Тот неловко кивнул, смутившись такому вниманию, и прошмыгнул к выходу. Закрыл за собой дверь, спустился по ступенькам, и ошалело посмотрел по сторонам, безнадежно отравленный свежестью ночного воздуха. Мальчику впервые предстояло возвращаться в такой поздний час домой и его будоражила мысль о лихом путешествии. Темная аллея, ведущая из парка, казалась туннелем в неизвестное. Все дороги лежали перед ним. Бесконечность ночного города манила огнями…
И узнали они (эпилог)
Из пены майских яблонь, минуя плавники, скрывавшие Вечный огонь, на берег улицы Ленина вышла обнаженная женщина. Тело её золотили лучи полуденного солнца. Собирая на босые ноги пыль города, перешла она улицу Пушкина.
Увидели голую женщину подростки, беспечно сжигавшие минуты выходного дня. Тот, что с серьгой в ухе, говорил позже: «Ангел». Тот, что в рубахе, застегнутой до верхней пуговицы, повторял: «Вот это дойки». Тот, что смотрел под ноги, ища нечто важное, не отвлекся на мелочь.
Заметил нагую гражданку чиновник, сидевший в ресторане «Ишим» за глубокой тарелкой салата и стопариком водки. Выступили на морщинистом лбу капли пота. Стал так узок малиновый галстук. И забилось сильнее сердце в изношенном, тяжелом теле. Захотелось ему тихо вылететь из нелепой, разбухшей клетки. К вершинам тонких берез, к белому облаку, схожему формой с несущимся вдаль кораблем.
Разглядела непристойную девку домохозяйка, суетившаяся на кухне. Из пятиэтажной башни своей бросила взор, побелела, как соль и снова вернулась к работе. Но какой же тяжелой стала малая рюмочка. И проще стало продавливать нежное, мягкое тесто, открывая миру круги потемневшего старого дерева.
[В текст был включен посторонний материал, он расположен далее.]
template <int MODE, int BN, bool TMA, bool CLS = false>
__global__ void __launch_bounds__(TC_BLOCK) igemm_tc_kernel(GemmArgs a, TcDims d, int proxy_fence,
                                                            const __grid_constant__ std::conditional_t<CLS, TcMapsCls, TcMaps> maps, ClsPlan plan) {
  static_assert(!CLS || (MODE == GEMM_DGRAD && TMA), "per-class gathers: strided dgrad with the TMA producer only");
  constexpr uint32_t A_BYTES = TC_BM * TC_BK * 4, B_BYTES = BN * TC_BK * 4;
  extern __shared__ __align__(1024) uint8_t smem[];
  uint8_t* sA = smem;
  const int nst = 1 << d.stage_shift, stage_mask = nst - 1;
  uint8_t* sB = smem + nst * A_BYTES;
  __shared__ __align__(8) uint64_t bar_full[TC_MAX_STAGES];
  __shared__ __align__(8) uint64_t bar_empty[TC_MAX_STAGES];

  TC_MARK(0, threadIdx.x == 0);
  pdl_launch_dependents();
  const ConvGeom g = a.g;
  const int tid = threadIdx.x, warp = tid >> 5, lane = tid & 31;
  const int ptid = tid & (TC_THREADS - 1);
  const bool consumer = warp < TC_THREADS / 32;
  const int n0 = blockIdx.y * BN, z = blockIdx.z;
  int m0 = blockIdx.x * TC_BM;
  int kb_begin = z * d.kblocks_per_split;
  int kb_end = min(d.total_kblocks, kb_begin + d.kblocks_per_split);
  const int HoWo = g.Ho * g.Wo, HW = g.H * g.W;
  int cls = 0, cHc = 0, cWc = 0, cTy = 0, cTx = 0, cls_kps = 0, Mrows = d.M;
  if (CLS) {
#pragma unroll
    for (int c = 1; c < TC_MAXCLS; ++c)
      if (c < plan.ncls && (int)blockIdx.x >= plan.tile0[c]) cls = c;
    m0 = ((int)blockIdx.x - plan.tile0[cls]) * TC_BM;
    cHc = plan.Hc[cls]; cWc = plan.Wc[cls]; cTy = plan.Ty[cls]; cTx = plan.Tx[cls];
    Mrows = g.N * cHc * cWc;
    cls_kps = cTy * cTx * (g.Co / TC_BK);
    const int total = cls_kps * a.nsrc, per = (total + (int)gridDim.z - 1) / (int)gridDim.z;
    kb_begin = z * per;
    kb_end = min(total, kb_begin + per);
  }

  if (tid == 0) {
#pragma unroll
    for (int s = 0; s < TC_MAX_STAGES; ++s) { mbar_init(&bar_full[s], TMA ? 1 : TC_THREADS); mbar_init(&bar_empty[s], TC_THREADS / 32); }
    fence_barrier_init();
  }
  __syncthreads();
  TC_MARK(1, threadIdx.x == 0);

  constexpr bool a_mn = MODE == GEMM_WGRAD;
  constexpr bool b_mn = MODE != GEMM_FPROP;

  constexpr int A_VEC = TC_BM * TC_BK / 4 / TC_THREADS;
  constexpr int B_VEC = BN * TC_BK / 4 / TC_THREADS;
  const int gcol = ptid & 7, grow = (ptid >> 3) & 15;
  int a_off[A_VEC];
  unsigned long long a_taps[A_VEC];
  int a_yx[A_VEC];
  if (!TMA && !consumer && (MODE == GEMM_FPROP || MODE == GEMM_DGRAD)) {
#pragma unroll
    for (int j = 0; j < A_VEC; ++j) {
      const int m = m0 + grow + 16 * j;
      a_off[j] = 0; a_taps[j] = 0ull; a_yx[j] = 0;
      if (m < d.M) {
        if (MODE == GEMM_FPROP) {
          const int img = m / HoWo, rem = m - img * HoWo;
          const int p = rem / g.Wo, q = rem - p * g.Wo;
          const int y0 = p * g.stride - g.pad, x0 = q * g.stride - g.pad;
          a_off[j] = (int)(img * a.x_sN) + (y0 * g.W + x0) * a.x_sP + gcol * 4;
          for (int r = 0; r < g.R; ++r)
            for (int s2 = 0; s2 < g.S; ++s2)
              if (y0 + r >= 0 && y0 + r < g.H && x0 + s2 >= 0 && x0 + s2 < g.W) a_taps[j] |= 1ull << (r * g.S + s2);
        } else {
          const int img = m / HW, rem = m - img * HW;
          const int y = rem / g.W, x = rem - y * g.W;
          const int yb = y + g.pad, xb = x + g.pad;
          const int py = yb / g.stride, qx = xb / g.stride;
          const int ey = yb - py * g.stride, ex = xb - qx * g.stride;
          a_off[j] = ((img * g.Ho + py) * g.Wo + qx) * g.Co + gcol * 4;
          a_yx[j] = (ey << 16) | ex;
          for (int r = ey, pp = py; r < g.R; r += g.stride, --pp)
            for (int s2 = ex, qq = qx; s2 < g.S; s2 += g.stride, --qq)
              if (pp >= 0 && pp < g.Ho && qq >= 0 && qq < g.Wo) a_taps[j] |= 1ull << (r * g.S + s2);
        }
      }
    }
  }
  int it_src, it_rs, it_c0;
  {
    const int kch = (MODE == GEMM_DGRAD) ? g.Co : g.Ci;
    it_src = kb_begin / d.kblocks_per_src;
    const int kbase = (kb_begin - it_src * d.kblocks_per_src) * TC_BK;
    it_rs = (MODE == GEMM_WGRAD) ? 0 : kbase / kch;
    it_c0 = (MODE == GEMM_WGRAD) ? kbase : kbase - it_rs * kch;
  }

  const int nkb = kb_end > kb_begin ? kb_end - kb_begin : 0;
  int base_n = 0, base_h = 0, base_w = 0;
  if (CLS) {
    const int per = cHc * cWc;
    base_n = m0 / per;
    const int rem = m0 - base_n * per;
    const int iy0 = rem / cWc, ix0 = rem - iy0 * cWc;
    base_h = iy0 + plan.Ly[cls]; base_w = ix0 + plan.Lx[cls];
  } else if (TMA && MODE != GEMM_WGRAD) {
    const int per = (MODE == GEMM_FPROP) ? HoWo : HW, wid = (MODE == GEMM_FPROP) ? g.Wo : g.W;
    base_n = m0 / per;
// ... 129 lines not shown
    const uint32_t pa = smem_u32(sA + stage * A_BYTES), pb = smem_u32(sB + stage * B_BYTES);
    if (MODE == GEMM_FPROP) {
      const int r = it_rs / g.S, s = it_rs - r * g.S;
      const int tapoff = (r * g.W + s) * a.x_sP + it_c0;
#pragma unroll
      for (int j = 0; j < A_VEC; ++j) {
        const bool ok = (a_taps[j] >> it_rs) & 1ull;
        cp_async16(pa + off_k128(grow + 16 * j, gcol), ok ? act + (a_off[j] + tapoff) : act, ok ? 16u : 0u);
      }
      const float* q = wgt + (long long)(n0 + grow) * d.K + kbase + gcol * 4;
#pragma unroll
      for (int j = 0; j < B_VEC; ++j) cp_async16(pb + off_k128(grow + 16 * j, gcol), q + (long long)(16 * j) * d.K, 16u);
    } else if (MODE == GEMM_DGRAD) {
      const int rs = it_rs, k0 = it_c0;
      const int r = rs / g.S, s = rs - r * g.S;
      if (g.stride == 1) {
        const int tapoff = k0 - (r * g.Wo + s) * g.Co;
#pragma unroll
        for (int j = 0; j < A_VEC; ++j) {
          const bool ok = (a_taps[j] >> rs) & 1ull;
          cp_async16(pa + off_k128(grow + 16 * j, gcol), ok ? act + (a_off[j] + tapoff) : act, ok ? 16u : 0u);
        }
      } else {
        const bool st2 = g.stride == 2;
#pragma unroll
        for (int j = 0; j < A_VEC; ++j) {
          const bool ok = (a_taps[j] >> rs) & 1ull;
          const int dr = r - (a_yx[j] >> 16), ds = s - (a_yx[j] & 0xffff);
          const int tr = st2 ? dr >> 1 : dr / g.stride, ts = st2 ? ds >> 1 : ds / g.stride;
          cp_async16(pa + off_k128(grow + 16 * j, gcol), ok ? act + (a_off[j] + k0 - (tr * g.Wo + ts) * g.Co) : act, ok ? 16u : 0u);
        }
      }
      const int n4 = ptid & 15, kk = ptid >> 4;
#pragma unroll
      for (int j = 0; j < B_VEC; ++j) {
        const int k = kk + 8 * j;
        const float* gb = wgt + ((long long)(k0 + k) * (g.R * g.S) + rs) * g.Ci + n0 + n4 * 4;
        cp_async16(pb + off_mn128(4 * n4, k), gb, 16u);
      }
    } else {
      {
        const int m4 = ptid & 31, kk = ptid >> 5;
#pragma unroll
        for (int j = 0; j < A_VEC; ++j) {
          const int k = kk + 4 * j;
          const int pix = kbase + k;
          const bool kok = pix < d.K;
          const bool mok = kok && (m0 + m4 * 4 < d.M);
          const float* ga = mok ? wgt + (long long)pix * g.Co + m0 + m4 * 4 : wgt;
          cp_async16(pa + off_mn128(4 * m4, k), ga, mok ? 16u : 0u);
        }
      }
      {
        const int n4 = ptid & 15, kk = ptid >> 4;
        const int n = n0 + n4 * 4;
        const int rs = n / g.Ci, c = n - rs * g.Ci;
        const int r = rs / g.S, s = rs - r * g.S;
#pragma unroll
        for (int j = 0; j < B_VEC; ++j) {
          const int k = kk + 8 * j;
          const int pix = kbase + k;
          bool ok = pix < d.K;
          const float* gb = act;
          if (ok) {
            const int img = pix / HoWo, rem = pix - img * HoWo;
            const int p = rem / g.Wo, q = rem - p * g.Wo;
            const int h = p * g.stride - g.pad + r, w = q * g.stride - g.pad + s;
            ok = h >= 0 && h < g.H && w >= 0 && w < g.W;
            if (ok) gb = act + img * a.x_sN + (long long)(h * g.W + w) * a.x_sP + c;
          }
          cp_async16(pb + off_mn128(4 * n4, k), gb, ok ? 16u : 0u);
        }
      }
    }
    it_c0 += TC_BK;
    if (MODE == GEMM_WGRAD) {
      if (it_c0 >= d.kblocks_per_src * TC_BK) { it_c0 = 0; ++it_src; }
    } else if (it_c0 >= kch) {
      it_c0 = 0;
      if (++it_rs == g.R * g.S) { it_rs = 0; ++it_src; }
    }
  };

  float acc[2][BN / 2];
#pragma unroll
  for (int h = 0; h < 2; ++h)
#pragma unroll
    for (int i = 0; i < BN / 2; ++i) acc[h][i] = 0.f;
  const int gq = lane >> 2, tq = lane & 3;
  if (consumer) {
    for (int i = 0; i < nkb; ++i) {
      const int stage = i & stage_mask;
      mbar_wait(&bar_full[stage], (uint32_t)((i >> d.stage_shift) & 1));
      TC_MARK(4, i == 0 && tid == 0);
      if constexpr (MODE == GEMM_FPROP) {
        if (!TMA || (proxy_fence & 1)) fence_proxy_async();
        const uint32_t sa = smem_u32(sA) + stage * A_BYTES, sb = smem_u32(sB) + stage * B_BYTES;
        wgmma_fence();
#pragma unroll
        for (int j = 0; j < TC_BK / 8; ++j) {
          const uint64_t db = wgmma_desc_k128(sb + 32 * j);
          wgmma_tf32<BN>(acc[0], wgmma_desc_k128(sa + 32 * j), db);
          wgmma_tf32<BN>(acc[1], wgmma_desc_k128(sa + 64 * 128 + 32 * j), db);
        }
        wgmma_commit();
        wgmma_wait<1>();
        fence_regs(acc[0]);
        fence_regs(acc[1]);
        __syncwarp();
        if (i > 0 && lane == 0) mbar_arrive(&bar_empty[(i - 1) & stage_mask]);
      } else {
        const uint8_t* pa = sA + stage * A_BYTES;
        const uint8_t* pb = sB + stage * B_BYTES;
#pragma unroll
        for (int j = 0; j < TC_BK / 8; ++j) {
          const int k0 = 8 * j + tq;
          uint32_t af[2][4];
#pragma unroll
          for (int h = 0; h < 2; ++h) {
            const int r = 64 * h + 16 * warp + gq;
            af[h][0] = ld_op<a_mn>(pa, r, k0);
            af[h][1] = ld_op<a_mn>(pa, r + 8, k0);
            af[h][2] = ld_op<a_mn>(pa, r, k0 + 4);
            af[h][3] = ld_op<a_mn>(pa, r + 8, k0 + 4);
          }
#pragma unroll
          for (int jn = 0; jn < BN / 8; ++jn) {
            const uint32_t b0 = ld_op<b_mn>(pb, 8 * jn + gq, k0), b1 = ld_op<b_mn>(pb, 8 * jn + gq, k0 + 4);
            mma_tf32(&acc[0][4 * jn], af[0], b0, b1);
            mma_tf32(&acc[1][4 * jn], af[1], b0, b1);
          }
        }
        __syncwarp();
        if (lane == 0) mbar_arrive(&bar_empty[stage]);
      }
    }
    if constexpr (MODE == GEMM_FPROP) {
      wgmma_wait<0>();
      fence_regs(acc[0]);
      fence_regs(acc[1]);
    }
    TC_MARK(5, tid == 0);
  } else {
    if (TMA) {
      if (producer) {
        KbState st = pst;
        for (int i = pw; i < nkb; i += nprod) {
          const int stage = i & stage_mask;
          if (i >= nst) mbar_wait(&bar_empty[stage], (uint32_t)(((i >> d.stage_shift) - 1) & 1));
          if (i >= nst || !((pre_wgt >> i) & 1u)) {
            mbar_expect_tx(&bar_full[stage], A_BYTES + B_BYTES);
            issue_wgt_tma(stage, st);
          }
          issue_act_tma(stage, st);
          TC_MARK(3, i == (nkb < nst ? nkb : nst) - 1);
          for (int u = 0; u < nprod; ++u) kb_advance(st);
        }
      }
      __syncwarp();
    } else {
      for (int i = 0; i < nkb; ++i) {
        const int stage = i & stage_mask;
        if (i >= nst) mbar_wait(&bar_empty[stage], (uint32_t)(((i >> d.stage_shift) - 1) & 1));
        issue_block(stage);
        cp_async_arrive(&bar_full[stage]);
      }
      cp_async_wait<0>();
    }
  }

  const int splits = gridDim.z;
  auto out_row = [&](int mm, long long& row, int& cs) {
    if (CLS) {
      const int per = cHc * cWc;
      const int img = mm / per, rem = mm - img * per;
      const int iy = rem / cWc, ix = rem - iy * cWc;
      row = img * a.x_sN + (long long)((plan.y0[cls] + plan.stride * iy) * g.W + plan.x0[cls] + plan.stride * ix) * a.x_sP;
      cs = a.x_sC;
    } else if (MODE == GEMM_DGRAD) {
      const int img = mm / HW;
      row = img * a.x_sN + (long long)(mm - img * HW) * a.x_sP;
      cs = a.x_sC;
    } else {
      row = (long long)mm * d.Nc;
      cs = 1;
    }
  };
  if (consumer && splits == 1) {
#pragma unroll
    for (int h = 0; h < 2; ++h) {
#pragma unroll
      for (int hr = 0; hr < 2; ++hr) {
        const int mm = m0 + 64 * h + 16 * warp + gq + 8 * hr;
        if (mm >= Mrows) continue;
        long long row;
        int cs;
        out_row(mm, row, cs);
#pragma unroll
        for (int jn = 0; jn < BN / 8; ++jn) {
          const int n = n0 + 8 * jn + 2 * tq;
          float v[2] = {acc[h][4 * jn + 2 * hr], acc[h][4 * jn + 2 * hr + 1]};
          if (MODE == GEMM_FPROP && a.bias != nullptr) {
            v[0] += __ldg(a.bias + n);
            v[1] += __ldg(a.bias + n + 1);
          }
          float* op = a.out + row + (long long)n * cs;
          if (MODE == GEMM_FPROP && a.epi.kind != 0) {
            if (a.out != nullptr) *reinterpret_cast<float2*>(op) = make_float2(v[0], v[1]);
            fused_bnact<2>(a.epi, row, n, v);
            *reinterpret_cast<float2*>(a.epi.out2 + row + n) = make_float2(v[0], v[1]);
          } else if (cs == 1) {
            float2 t2 = make_float2(v[0], v[1]);
            if (a.accumulate) {
              const float2 o = *reinterpret_cast<const float2*>(op);
              t2.x += o.x; t2.y += o.y;
            }
            *reinterpret_cast<float2*>(op) = t2;
          } else {
#pragma unroll
            for (int j = 0; j < 2; ++j) {
              float* q = op + (long long)j * cs;
              *q = a.accumulate ? *q + v[j] : v[j];
            }
          }
        }
      }
    }
  } else if (consumer) {
    consumer_sync();
    float* part = reinterpret_cast<float*>(sA);
#pragma unroll
    for (int h = 0; h < 2; ++h) {
#pragma unroll
      for (int hr = 0; hr < 2; ++hr) {
        const int r = 64 * h + 16 * warp + gq + 8 * hr;
#pragma unroll
        for (int jn = 0; jn < BN / 8; ++jn) {
          const int c = 8 * jn + 2 * tq;
          const int chunk = (c >> 2) ^ (r & (BN / 4 - 1) & 15);
          *reinterpret_cast<float2*>(part + r * BN + chunk * 4 + (c & 3)) = make_float2(acc[h][4 * jn + 2 * hr], acc[h][4 * jn + 2 * hr + 1]);
        }
      }
    }
  }
  if (splits > 1) {
    TC_MARK(7, tid == 0);
    cluster_sync_all();
    TC_MARK(8, tid == 0);
    if (consumer) {
      auto reduce_rows = [&](auto s_tag) {
        constexpr int S = decltype(s_tag)::value;
        constexpr int C4 = BN / 4, SLOTS = (TC_BM / S) * C4 / TC_THREADS > 0 ? (TC_BM / S) * C4 / TC_THREADS : 1;
        const uint32_t part_s = smem_u32(sA);
        float4 t[SLOTS][S];
        int rr[SLOTS], cc[SLOTS];
#pragma unroll
        for (int sl = 0; sl < SLOTS; ++sl) {
          const int slot = tid + sl * TC_THREADS;
          rr[sl] = z * (TC_BM / S) + slot / C4;
          cc[sl] = slot % C4;
          const uint32_t local = part_s + (uint32_t)(rr[sl] * BN + ((cc[sl] ^ (rr[sl] & (BN / 4 - 1) & 15)) << 2)) * 4u;
#pragma unroll
          for (int q = 0; q < S; ++q) t[sl][q] = ld_dsmem4(local, (uint32_t)q);
        }
#pragma unroll
        for (int sl = 0; sl < SLOTS; ++sl) {
          const int r = rr[sl], c4 = cc[sl];
          if (m0 + r >= Mrows) continue;
          float4 acc4 = t[sl][0];
#pragma unroll
          for (int q = 1; q < S; ++q) { acc4.x += t[sl][q].x; acc4.y += t[sl][q].y; acc4.z += t[sl][q].z; acc4.w += t[sl][q].w; }
          const int n = n0 + c4 * 4;
          if (MODE == GEMM_FPROP && a.bias != nullptr) {
            acc4.x += __ldg(a.bias + n); acc4.y += __ldg(a.bias + n + 1); acc4.z += __ldg(a.bias + n + 2); acc4.w += __ldg(a.bias + n + 3);
          }
          long long row;
          int cs;
          out_row(m0 + r, row, cs);
          float* op = a.out + row + (long long)n * cs;
          if (MODE == GEMM_FPROP && a.epi.kind != 0) {
            if (a.out != nullptr) *reinterpret_cast<float4*>(op) = acc4;
            float vv[4] = {acc4.x, acc4.y, acc4.z, acc4.w};
            fused_bnact<4>(a.epi, row, n, vv);
            *reinterpret_cast<float4*>(a.epi.out2 + row + n) = make_float4(vv[0], vv[1], vv[2], vv[3]);
          } else if (cs == 1) {
            if (a.accumulate) {
              const float4 o = *reinterpret_cast<const float4*>(op);
              acc4.x += o.x; acc4.y += o.y; acc4.z += o.z; acc4.w += o.w;
            }
            *reinterpret_cast<float4*>(op) = acc4;
          } else {
            const float vv[4] = {acc4.x, acc4.y, acc4.z, acc4.w};
#pragma unroll
            for (int j = 0; j < 4; ++j) {
              float* qq = op + (long long)j * cs;
              *qq = a.accumulate ? *qq + vv[j] : vv[j];
            }
          }
        }
      };
      switch (splits) {
        case 2: reduce_rows(std::integral_constant<int, 2>{}); break;
        case 4: reduce_rows(std::integral_constant<int, 4>{}); break;
        default: reduce_rows(std::integral_constant<int, 8>{}); break;
      }
    }
    TC_MARK(9, tid == 0);
    cluster_sync_all();
  }
  TC_MARK(10, tid == 0);
}

inline bool aligned16(const void* p) { return (reinterpret_cast<uintptr_t>(p) & 15) == 0; }

typedef CUresult (*EncodeIm2colFn)(CUtensorMap*, CUtensorMapDataType, cuuint32_t, void*, const cuuint64_t*, const cuuint64_t*, const int*,
                                   const int*, cuuint32_t, cuuint32_t, const cuuint32_t*, CUtensorMapInterleave, CUtensorMapSwizzle,
                                   CUtensorMapL2promotion, CUtensorMapFloatOOBfill);
typedef CUresult (*EncodeTiledFn)(CUtensorMap*, CUtensorMapDataType, cuuint32_t, void*, const cuuint64_t*, const cuuint64_t*,
                                  const cuuint32_t*, const cuuint32_t*, CUtensorMapInterleave, CUtensorMapSwizzle,
                                  CUtensorMapL2promotion, CUtensorMapFloatOOBfill);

А на ладонях, покрытых мукой, пролегли дороги и тропы, ни разу не хоженые, однажды забытые, навеки потерянные.
На пересечении с улицей Мира, игнорируя красный сигнал светофора, обнаженная женщина уверенно прошагала вперед. Не свернула, не ускорилась, не замедлилась, осталась на улице Ленина. Не огласился полдень похабными гудками. Дорога была пуста — лишь голуби, пыль, да весна.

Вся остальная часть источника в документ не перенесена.